* Required work: Show the lines below that contain the string "STAGE".

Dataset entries
# SvenGronauer/distributedTensorFlow

Hardware: AMD Instinct MI355X
Metric: images/sec (whole node) ResNet-50 synthetic ImageNet at 1/2/4/8 MI355X (higher is better)
Workload: dtype bf16; 1 GPU; model=resnet50, global_batch=1984, per_gpu_batch=1984, image_size=224, parallelism=dp1, impl=dtf, optimizer=momentum0.9+wd1e-4, lr 0.1*B/256 warmup500+cosine, backend=auto, native_ext=distributedtensorflow_amd/_lib/_dtf_hip.cpython-310-x86_64-linux-gnu.so

## Files before the change

csrc/kernels/gemm.hip:

```cpp
#include <algorithm>
#include <stdexcept>
#include <string>

#include "launch.h"

namespace {

constexpr int kGT = 512;
constexpr uint32_t kGOOB = 0xFFFFFFF0u;

struct GemmArgs {
  const bf16_t* A; const bf16_t* B; bf16_t* C;
  const float* bias;
  const bf16_t* Cin;
  int M, N, K, lda, ldb, ldc;
  int relu;
  float* stats;
  const bf16_t* acc_src;
  const uint8_t* acc_mask;
  int H, W, Cc, P, Q, sh, sw, ntaps;
  int tdh[9], tdw[9];
  int Ho, Wo, osh, osw, oh0, ow0;
  int nt;
  int dbg;
  const bf16_t* gelu_a;
  const float* gelu_b;
  float* colsum;
  bf16_t* gelu_out;
  int ncu;
  int group_m;
  int stagger_mode, stagger;
};

template <int BK>
DTF_DEV int gswz(int row, int ch) {
  constexpr int CPR = BK / 8, RPB = 16 / CPR;
  return ch ^ ((row / RPB) % CPR);
}

template <int BM, int BN, int BK, int NS, int NW = 8>
struct GCfg {
  static constexpr int NT = NW * 64;
  static constexpr int WN = NW == 8 ? BN / 64 : 2, WM = NW / WN;
  static constexpr int WTM = BM / WM, WTN = BN / WN;
  static constexpr int FM = WTM / 16, FN = WTN / 16;
  static constexpr int CPR = BK / 8;
  static constexpr int RPI = 64 / CPR;
  static constexpr int DA = BM / RPI / NW, DB = BN / RPI / NW;
  static constexpr int SA = BM * BK, STAGE = (BM + BN) * BK;
  static constexpr int LDC = BN + 8;
  static constexpr size_t EPI = (size_t)BM * LDC * 2 + (size_t)WM * 2 * BN * 4;
  static constexpr size_t LDS = (size_t)NS * STAGE * 2 > EPI ? (size_t)NS * STAGE * 2 : EPI;
};

template <int BM, int BN, int BK, int NS, int SCHED = 0, int NW = 8, int PP_PRIO = 1,
          int CONV = 0, int OCC = 1>
__global__ void __launch_bounds__(NW * 64, OCC == 2 ? NW * 2 / 4 : 1)
gemm_nt_kernel(const GemmArgs g) {
  using Cf = GCfg<BM, BN, BK, NS, NW>;
  extern __shared__ __attribute__((aligned(16))) bf16_t lds[];
  const int tid = threadIdx.x, lane = tid & 63;
  const int wave = __builtin_amdgcn_readfirstlane(tid >> 6);
  const int wm = wave / Cf::WN, wn = wave % Cf::WN;
  (void)kGT;

  const int tiles_n = (g.N + BN - 1) / BN;
  const int tiles_m = (g.M + BM - 1) / BM;
  const int bid = xcd_remap(blockIdx.x, tiles_n * tiles_m);
  int tm, tn;
  if (g.group_m > 0) {
    const int per = g.group_m * tiles_n, grp = bid / per, first = grp * g.group_m;
    const int gm = min(g.group_m, tiles_m - first), r = bid - grp * per;
    tm = first + r % gm;
    tn = r / gm;
  } else {
    tm = bid / tiles_n;
    tn = bid % tiles_n;
  }
  const int m0 = tm * BM, n0 = tn * BN;
  const int nk = (g.K + BK - 1) / BK;
  if constexpr (OCC == 2) {
    const int b = blockIdx.x;
    const bool late = b < 2 * g.ncu &&
        (g.stagger_mode == 1 ? b >= g.ncu
         : g.stagger_mode == 2 ? ((b >> 3) & 1) != 0
         : g.stagger_mode == 3 ? (b & 1) != 0 : false);
    if (late)
      for (int i = 0; i < g.stagger; ++i) __builtin_amdgcn_s_sleep(127);
  }

  const int rows_a = min(BM, g.M - m0), rows_b = min(BN, g.N - n0);
  const int PQc = CONV ? g.P * g.Q : 1;
  const int n_lo = CONV ? m0 / PQc : 0;
  const long img = CONV ? (long)g.H * g.W * g.Cc : 0;
  const i32x4_t ra =
      CONV ? rsrc_quad(g.A + n_lo * img,
                       (uint32_t)(((m0 + rows_a - 1) / PQc - n_lo + 1) * img * 2))
           : rsrc_quad(g.A + (long)m0 * g.lda, (uint32_t)((long)(rows_a - 1) * g.lda + g.K) * 2u);
  const i32x4_t rb = rsrc_quad(g.B + (long)n0 * g.ldb, (uint32_t)((long)(rows_b - 1) * g.ldb + g.K) * 2u);
  const uint32_t lds0 = lds_addr(lds);

  const int lrow = lane / Cf::CPR, slot = lane % Cf::CPR;
  uint32_t a_off[Cf::DA], b_off[Cf::DB];
  int a_ch[Cf::DA], b_ch[Cf::DB];
// ... 762 lines not shown
        float v[4];
        bf16_t h[4];
#pragma unroll
        for (int r = 0; r < 4; ++r) {
          v[r] = acc[i][j][r] + b4[r];
          if (g.relu) v[r] = fmaxf(v[r], 0.f);
          h[r] = f2bf(v[r]);
          if (do_stats && ok) {
            const float qv = bf2f(h[r]);
            s1[r] += qv;
            s2[r] += qv * qv;
          }
        }
        const long eoff = rowoff[i] + ncol;
        if (ok && (g.Cin || g.acc_mask)) {
          const bf16_t* src = g.Cin ? g.Cin + cbase + eoff : g.acc_src + cbase + eoff;
          const uint2 sv = *reinterpret_cast<const uint2*>(src);
          const uint32_t bits = g.Cin ? 0xFu
                                      : (g.acc_mask[(cbase + eoff) >> 3] >> ((cbase + eoff) & 7)) & 0xFu;
          const float s[4] = {__builtin_bit_cast(float, sv.x << 16),
                              __builtin_bit_cast(float, sv.x & 0xffff0000u),
                              __builtin_bit_cast(float, sv.y << 16),
                              __builtin_bit_cast(float, sv.y & 0xffff0000u)};
#pragma unroll
          for (int r = 0; r < 4; ++r) h[r] = f2bf(bf2f(h[r]) + ((bits >> r) & 1u ? s[r] : 0.f));
        }
        typedef uint32_t u32x2_t __attribute__((ext_vector_type(2)));
        const u32x2_t w = {(uint32_t)h[0] | ((uint32_t)h[1] << 16),
                           (uint32_t)h[2] | ((uint32_t)h[3] << 16)};
        const int so = ok ? (int)(eoff * 2) : (int)kGOOB;
        if (nt_store) __builtin_amdgcn_raw_buffer_store_b64(w, rc, so, 0, 2);
        else __builtin_amdgcn_raw_buffer_store_b64(w, rc, so, 0, 0);
      }
      if (do_stats) {
#pragma unroll
        for (int r = 0; r < 4; ++r) {
#pragma unroll
          for (int o = 1; o < 16; o <<= 1) {
            s1[r] += __shfl_xor(s1[r], o, 64);
            s2[r] += __shfl_xor(s2[r], o, 64);
          }
        }
        if (frow == 0) {
          const int col = wn * 64 + j * 16 + fq * 4;
#pragma unroll
          for (int r = 0; r < 4; ++r) {
            red[(wm * 2 + 0) * BN + col + r] = s1[r];
            red[(wm * 2 + 1) * BN + col + r] = s2[r];
          }
        }
      }
    }
    if (do_stats) {
      asm volatile("s_waitcnt lgkmcnt(0)" ::: "memory");
      raw_barrier();
      if (tid < BN && cur.n0 + tid < g.N) {
        float a = 0.f, b = 0.f;
#pragma unroll
        for (int k = 0; k < Cf::WM; ++k) { a += red[(k * 2 + 0) * BN + tid]; b += red[(k * 2 + 1) * BN + tid]; }
        const int tm = cur.m0 / BM;
        g.stats[((long)tm * 2 + 0) * g.N + cur.n0 + tid] = a;
        g.stats[((long)tm * 2 + 1) * g.N + cur.n0 + tid] = b;
      }
      asm volatile("s_waitcnt lgkmcnt(0)" ::: "memory");
      raw_barrier();
    }
    if (!nxt_valid) break;
#pragma unroll
    for (int i = 0; i < Cf::FM; ++i)
#pragma unroll
      for (int j = 0; j < Cf::FN; ++j) acc[i][j] = (f32x4_t){0.f, 0.f, 0.f, 0.f};
    gstep0 += nk;
    cur = tile_of(seq + 1);
    nxt_valid = tile_of(seq + 2).valid;
    ra = desc_a(cur);
    rb = desc_b(cur);
    cache();
    first = false;
    static_assert(NSTORE == 32, "the counted waits below assume 32 stores per lane per tile");
  }
  DTF_WAIT_VM(0);
}
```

* Response to the task:
  static constexpr int SA = BM * BK, STAGE = (BM + BN) * BK;
  static constexpr size_t LDS = (size_t)NS * STAGE * 2 > EPI ? (size_t)NS * STAGE * 2 : EPI;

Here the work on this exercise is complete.